Information provided:
----------
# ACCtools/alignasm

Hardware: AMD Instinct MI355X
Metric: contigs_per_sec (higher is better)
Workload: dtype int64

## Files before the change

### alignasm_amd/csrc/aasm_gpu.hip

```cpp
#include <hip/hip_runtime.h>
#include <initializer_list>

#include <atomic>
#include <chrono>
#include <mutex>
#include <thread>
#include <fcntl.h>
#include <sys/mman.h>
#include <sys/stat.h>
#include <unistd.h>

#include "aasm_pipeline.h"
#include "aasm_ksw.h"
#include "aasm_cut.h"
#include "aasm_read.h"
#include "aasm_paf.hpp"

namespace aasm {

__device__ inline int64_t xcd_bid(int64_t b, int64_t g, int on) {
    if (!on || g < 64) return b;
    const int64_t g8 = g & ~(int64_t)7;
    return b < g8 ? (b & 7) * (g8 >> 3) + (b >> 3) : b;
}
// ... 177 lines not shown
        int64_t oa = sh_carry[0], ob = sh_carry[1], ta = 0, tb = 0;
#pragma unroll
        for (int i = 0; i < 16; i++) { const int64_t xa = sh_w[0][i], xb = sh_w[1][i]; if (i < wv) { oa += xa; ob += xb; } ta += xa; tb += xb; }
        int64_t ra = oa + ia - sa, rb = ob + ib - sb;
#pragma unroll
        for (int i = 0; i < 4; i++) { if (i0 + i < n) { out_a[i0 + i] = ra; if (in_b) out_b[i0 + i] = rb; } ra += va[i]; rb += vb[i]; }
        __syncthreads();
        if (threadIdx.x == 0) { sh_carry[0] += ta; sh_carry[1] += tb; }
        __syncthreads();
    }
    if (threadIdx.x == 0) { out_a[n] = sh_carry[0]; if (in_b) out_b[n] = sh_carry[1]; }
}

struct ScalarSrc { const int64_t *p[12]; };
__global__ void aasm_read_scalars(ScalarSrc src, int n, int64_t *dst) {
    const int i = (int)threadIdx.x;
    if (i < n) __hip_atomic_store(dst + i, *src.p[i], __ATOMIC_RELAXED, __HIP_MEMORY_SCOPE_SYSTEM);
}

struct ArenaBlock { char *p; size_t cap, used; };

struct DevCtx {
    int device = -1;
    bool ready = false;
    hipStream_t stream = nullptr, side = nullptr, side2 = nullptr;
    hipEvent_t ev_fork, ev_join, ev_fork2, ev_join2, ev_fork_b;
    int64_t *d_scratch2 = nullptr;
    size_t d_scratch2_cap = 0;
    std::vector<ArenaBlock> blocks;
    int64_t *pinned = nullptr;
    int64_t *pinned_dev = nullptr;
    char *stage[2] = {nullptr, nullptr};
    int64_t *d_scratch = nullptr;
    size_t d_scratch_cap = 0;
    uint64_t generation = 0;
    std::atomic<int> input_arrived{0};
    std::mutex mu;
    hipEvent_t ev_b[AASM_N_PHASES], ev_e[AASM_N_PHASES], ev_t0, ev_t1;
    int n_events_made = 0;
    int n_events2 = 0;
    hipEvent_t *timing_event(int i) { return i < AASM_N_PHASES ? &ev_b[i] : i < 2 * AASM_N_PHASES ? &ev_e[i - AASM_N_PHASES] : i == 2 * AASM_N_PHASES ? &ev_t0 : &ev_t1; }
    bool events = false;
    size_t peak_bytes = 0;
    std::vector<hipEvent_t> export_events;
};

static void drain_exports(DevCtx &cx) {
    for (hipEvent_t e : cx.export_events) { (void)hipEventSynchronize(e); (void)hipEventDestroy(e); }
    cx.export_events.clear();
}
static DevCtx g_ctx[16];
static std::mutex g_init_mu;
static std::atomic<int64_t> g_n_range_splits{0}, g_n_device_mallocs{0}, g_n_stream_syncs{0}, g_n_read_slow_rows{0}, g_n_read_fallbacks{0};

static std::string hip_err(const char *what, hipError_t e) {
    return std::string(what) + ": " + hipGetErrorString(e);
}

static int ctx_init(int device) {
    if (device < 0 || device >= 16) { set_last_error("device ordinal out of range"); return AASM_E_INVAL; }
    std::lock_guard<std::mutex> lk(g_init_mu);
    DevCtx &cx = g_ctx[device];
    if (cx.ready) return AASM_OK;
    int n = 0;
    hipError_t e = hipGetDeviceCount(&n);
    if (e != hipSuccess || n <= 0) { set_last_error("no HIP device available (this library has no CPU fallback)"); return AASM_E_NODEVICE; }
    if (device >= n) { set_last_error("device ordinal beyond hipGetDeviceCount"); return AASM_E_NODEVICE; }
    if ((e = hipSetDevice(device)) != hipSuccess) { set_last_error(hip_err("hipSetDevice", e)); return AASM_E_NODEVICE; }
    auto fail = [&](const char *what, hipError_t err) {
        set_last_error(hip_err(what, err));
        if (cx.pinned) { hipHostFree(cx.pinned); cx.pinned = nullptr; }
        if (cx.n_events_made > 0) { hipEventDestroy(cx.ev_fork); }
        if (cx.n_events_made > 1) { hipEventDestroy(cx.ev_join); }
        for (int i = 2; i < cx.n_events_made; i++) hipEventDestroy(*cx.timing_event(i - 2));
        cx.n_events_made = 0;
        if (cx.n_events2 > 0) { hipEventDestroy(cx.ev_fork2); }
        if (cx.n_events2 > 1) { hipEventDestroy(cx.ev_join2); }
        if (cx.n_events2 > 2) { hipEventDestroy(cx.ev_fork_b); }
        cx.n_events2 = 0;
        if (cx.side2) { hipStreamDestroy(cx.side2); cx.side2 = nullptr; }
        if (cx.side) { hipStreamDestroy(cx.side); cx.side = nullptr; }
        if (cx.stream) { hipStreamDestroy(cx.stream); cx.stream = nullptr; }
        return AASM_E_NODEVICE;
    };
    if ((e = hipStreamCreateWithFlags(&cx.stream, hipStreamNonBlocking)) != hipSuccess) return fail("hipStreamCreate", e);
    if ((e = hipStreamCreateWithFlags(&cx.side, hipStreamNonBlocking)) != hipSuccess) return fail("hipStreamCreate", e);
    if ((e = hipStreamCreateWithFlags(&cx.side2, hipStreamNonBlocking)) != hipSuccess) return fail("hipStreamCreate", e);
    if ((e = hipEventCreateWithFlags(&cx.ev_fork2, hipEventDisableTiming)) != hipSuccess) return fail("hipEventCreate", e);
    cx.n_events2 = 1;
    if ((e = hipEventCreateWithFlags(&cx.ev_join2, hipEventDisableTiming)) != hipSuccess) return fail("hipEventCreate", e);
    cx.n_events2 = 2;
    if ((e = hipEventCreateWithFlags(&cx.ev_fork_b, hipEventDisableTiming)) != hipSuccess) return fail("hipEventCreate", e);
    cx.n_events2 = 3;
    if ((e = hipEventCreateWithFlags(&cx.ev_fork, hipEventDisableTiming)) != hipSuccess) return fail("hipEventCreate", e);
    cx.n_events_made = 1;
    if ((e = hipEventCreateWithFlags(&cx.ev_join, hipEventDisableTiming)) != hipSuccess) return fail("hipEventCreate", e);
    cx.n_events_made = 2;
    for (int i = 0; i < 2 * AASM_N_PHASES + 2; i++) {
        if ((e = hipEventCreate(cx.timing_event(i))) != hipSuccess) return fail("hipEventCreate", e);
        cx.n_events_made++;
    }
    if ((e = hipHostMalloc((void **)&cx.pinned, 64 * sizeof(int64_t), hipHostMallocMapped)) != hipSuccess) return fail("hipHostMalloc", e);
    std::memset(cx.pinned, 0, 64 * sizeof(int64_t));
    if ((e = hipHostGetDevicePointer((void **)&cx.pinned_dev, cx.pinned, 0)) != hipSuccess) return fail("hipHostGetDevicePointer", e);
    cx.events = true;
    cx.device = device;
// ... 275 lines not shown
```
----------
Try it: For this exercise, transcribe the whole listing verbatim.

Exercise output:
# ACCtools/alignasm

Hardware: AMD Instinct MI355X
Metric: contigs_per_sec (higher is better)
Workload: dtype int64

## Files before the change

### alignasm_amd/csrc/aasm_gpu.hip

```cpp
#include <hip/hip_runtime.h>
#include <initializer_list>

#include <atomic>
#include <chrono>
#include <mutex>
#include <thread>
#include <fcntl.h>
#include <sys/mman.h>
#include <sys/stat.h>
#include <unistd.h>

#include "aasm_pipeline.h"
#include "aasm_ksw.h"
#include "aasm_cut.h"
#include "aasm_read.h"
#include "aasm_paf.hpp"

namespace aasm {

__device__ inline int64_t xcd_bid(int64_t b, int64_t g, int on) {
    if (!on || g < 64) return b;
    const int64_t g8 = g & ~(int64_t)7;
    return b < g8 ? (b & 7) * (g8 >> 3) + (b >> 3) : b;
}
// ... 177 lines not shown
        int64_t oa = sh_carry[0], ob = sh_carry[1], ta = 0, tb = 0;
#pragma unroll
        for (int i = 0; i < 16; i++) { const int64_t xa = sh_w[0][i], xb = sh_w[1][i]; if (i < wv) { oa += xa; ob += xb; } ta += xa; tb += xb; }
        int64_t ra = oa + ia - sa, rb = ob + ib - sb;
#pragma unroll
        for (int i = 0; i < 4; i++) { if (i0 + i < n) { out_a[i0 + i] = ra; if (in_b) out_b[i0 + i] = rb; } ra += va[i]; rb += vb[i]; }
        __syncthreads();
        if (threadIdx.x == 0) { sh_carry[0] += ta; sh_carry[1] += tb; }
        __syncthreads();
    }
    if (threadIdx.x == 0) { out_a[n] = sh_carry[0]; if (in_b) out_b[n] = sh_carry[1]; }
}

struct ScalarSrc { const int64_t *p[12]; };
__global__ void aasm_read_scalars(ScalarSrc src, int n, int64_t *dst) {
    const int i = (int)threadIdx.x;
    if (i < n) __hip_atomic_store(dst + i, *src.p[i], __ATOMIC_RELAXED, __HIP_MEMORY_SCOPE_SYSTEM);
}

struct ArenaBlock { char *p; size_t cap, used; };

struct DevCtx {
    int device = -1;
    bool ready = false;
    hipStream_t stream = nullptr, side = nullptr, side2 = nullptr;
    hipEvent_t ev_fork, ev_join, ev_fork2, ev_join2, ev_fork_b;
    int64_t *d_scratch2 = nullptr;
    size_t d_scratch2_cap = 0;
    std::vector<ArenaBlock> blocks;
    int64_t *pinned = nullptr;
    int64_t *pinned_dev = nullptr;
    char *stage[2] = {nullptr, nullptr};
    int64_t *d_scratch = nullptr;
    size_t d_scratch_cap = 0;
    uint64_t generation = 0;
    std::atomic<int> input_arrived{0};
    std::mutex mu;
    hipEvent_t ev_b[AASM_N_PHASES], ev_e[AASM_N_PHASES], ev_t0, ev_t1;
    int n_events_made = 0;
    int n_events2 = 0;
    hipEvent_t *timing_event(int i) { return i < AASM_N_PHASES ? &ev_b[i] : i < 2 * AASM_N_PHASES ? &ev_e[i - AASM_N_PHASES] : i == 2 * AASM_N_PHASES ? &ev_t0 : &ev_t1; }
    bool events = false;
    size_t peak_bytes = 0;
    std::vector<hipEvent_t> export_events;
};

static void drain_exports(DevCtx &cx) {
    for (hipEvent_t e : cx.export_events) { (void)hipEventSynchronize(e); (void)hipEventDestroy(e); }
    cx.export_events.clear();
}
static DevCtx g_ctx[16];
static std::mutex g_init_mu;
static std::atomic<int64_t> g_n_range_splits{0}, g_n_device_mallocs{0}, g_n_stream_syncs{0}, g_n_read_slow_rows{0}, g_n_read_fallbacks{0};

static std::string hip_err(const char *what, hipError_t e) {
    return std::string(what) + ": " + hipGetErrorString(e);
}

static int ctx_init(int device) {
    if (device < 0 || device >= 16) { set_last_error("device ordinal out of range"); return AASM_E_INVAL; }
    std::lock_guard<std::mutex> lk(g_init_mu);
    DevCtx &cx = g_ctx[device];
    if (cx.ready) return AASM_OK;
    int n = 0;
    hipError_t e = hipGetDeviceCount(&n);
    if (e != hipSuccess || n <= 0) { set_last_error("no HIP device available (this library has no CPU fallback)"); return AASM_E_NODEVICE; }
    if (device >= n) { set_last_error("device ordinal beyond hipGetDeviceCount"); return AASM_E_NODEVICE; }
    if ((e = hipSetDevice(device)) != hipSuccess) { set_last_error(hip_err("hipSetDevice", e)); return AASM_E_NODEVICE; }
    auto fail = [&](const char *what, hipError_t err) {
        set_last_error(hip_err(what, err));
        if (cx.pinned) { hipHostFree(cx.pinned); cx.pinned = nullptr; }
        if (cx.n_events_made > 0) { hipEventDestroy(cx.ev_fork); }
        if (cx.n_events_made > 1) { hipEventDestroy(cx.ev_join); }
        for (int i = 2; i < cx.n_events_made; i++) hipEventDestroy(*cx.timing_event(i - 2));
        cx.n_events_made = 0;
        if (cx.n_events2 > 0) { hipEventDestroy(cx.ev_fork2); }
        if (cx.n_events2 > 1) { hipEventDestroy(cx.ev_join2); }
        if (cx.n_events2 > 2) { hipEventDestroy(cx.ev_fork_b); }
        cx.n_events2 = 0;
        if (cx.side2) { hipStreamDestroy(cx.side2); cx.side2 = nullptr; }
        if (cx.side) { hipStreamDestroy(cx.side); cx.side = nullptr; }
        if (cx.stream) { hipStreamDestroy(cx.stream); cx.stream = nullptr; }
        return AASM_E_NODEVICE;
    };
    if ((e = hipStreamCreateWithFlags(&cx.stream, hipStreamNonBlocking)) != hipSuccess) return fail("hipStreamCreate", e);
    if ((e = hipStreamCreateWithFlags(&cx.side, hipStreamNonBlocking)) != hipSuccess) return fail("hipStreamCreate", e);
    if ((e = hipStreamCreateWithFlags(&cx.side2, hipStreamNonBlocking)) != hipSuccess) return fail("hipStreamCreate", e);
    if ((e = hipEventCreateWithFlags(&cx.ev_fork2, hipEventDisableTiming)) != hipSuccess) return fail("hipEventCreate", e);
    cx.n_events2 = 1;
    if ((e = hipEventCreateWithFlags(&cx.ev_join2, hipEventDisableTiming)) != hipSuccess) return fail("hipEventCreate", e);
    cx.n_events2 = 2;
    if ((e = hipEventCreateWithFlags(&cx.ev_fork_b, hipEventDisableTiming)) != hipSuccess) return fail("hipEventCreate", e);
    cx.n_events2 = 3;
    if ((e = hipEventCreateWithFlags(&cx.ev_fork, hipEventDisableTiming)) != hipSuccess) return fail("hipEventCreate", e);
    cx.n_events_made = 1;
    if ((e = hipEventCreateWithFlags(&cx.ev_join, hipEventDisableTiming)) != hipSuccess) return fail("hipEventCreate", e);
    cx.n_events_made = 2;
    for (int i = 0; i < 2 * AASM_N_PHASES + 2; i++) {
        if ((e = hipEventCreate(cx.timing_event(i))) != hipSuccess) return fail("hipEventCreate", e);
        cx.n_events_made++;
    }
    if ((e = hipHostMalloc((void **)&cx.pinned, 64 * sizeof(int64_t), hipHostMallocMapped)) != hipSuccess) return fail("hipHostMalloc", e);
    std::memset(cx.pinned, 0, 64 * sizeof(int64_t));
    if ((e = hipHostGetDevicePointer((void **)&cx.pinned_dev, cx.pinned, 0)) != hipSuccess) return fail("hipHostGetDevicePointer", e);
    cx.events = true;
    cx.device = device;
// ... 275 lines not shown
```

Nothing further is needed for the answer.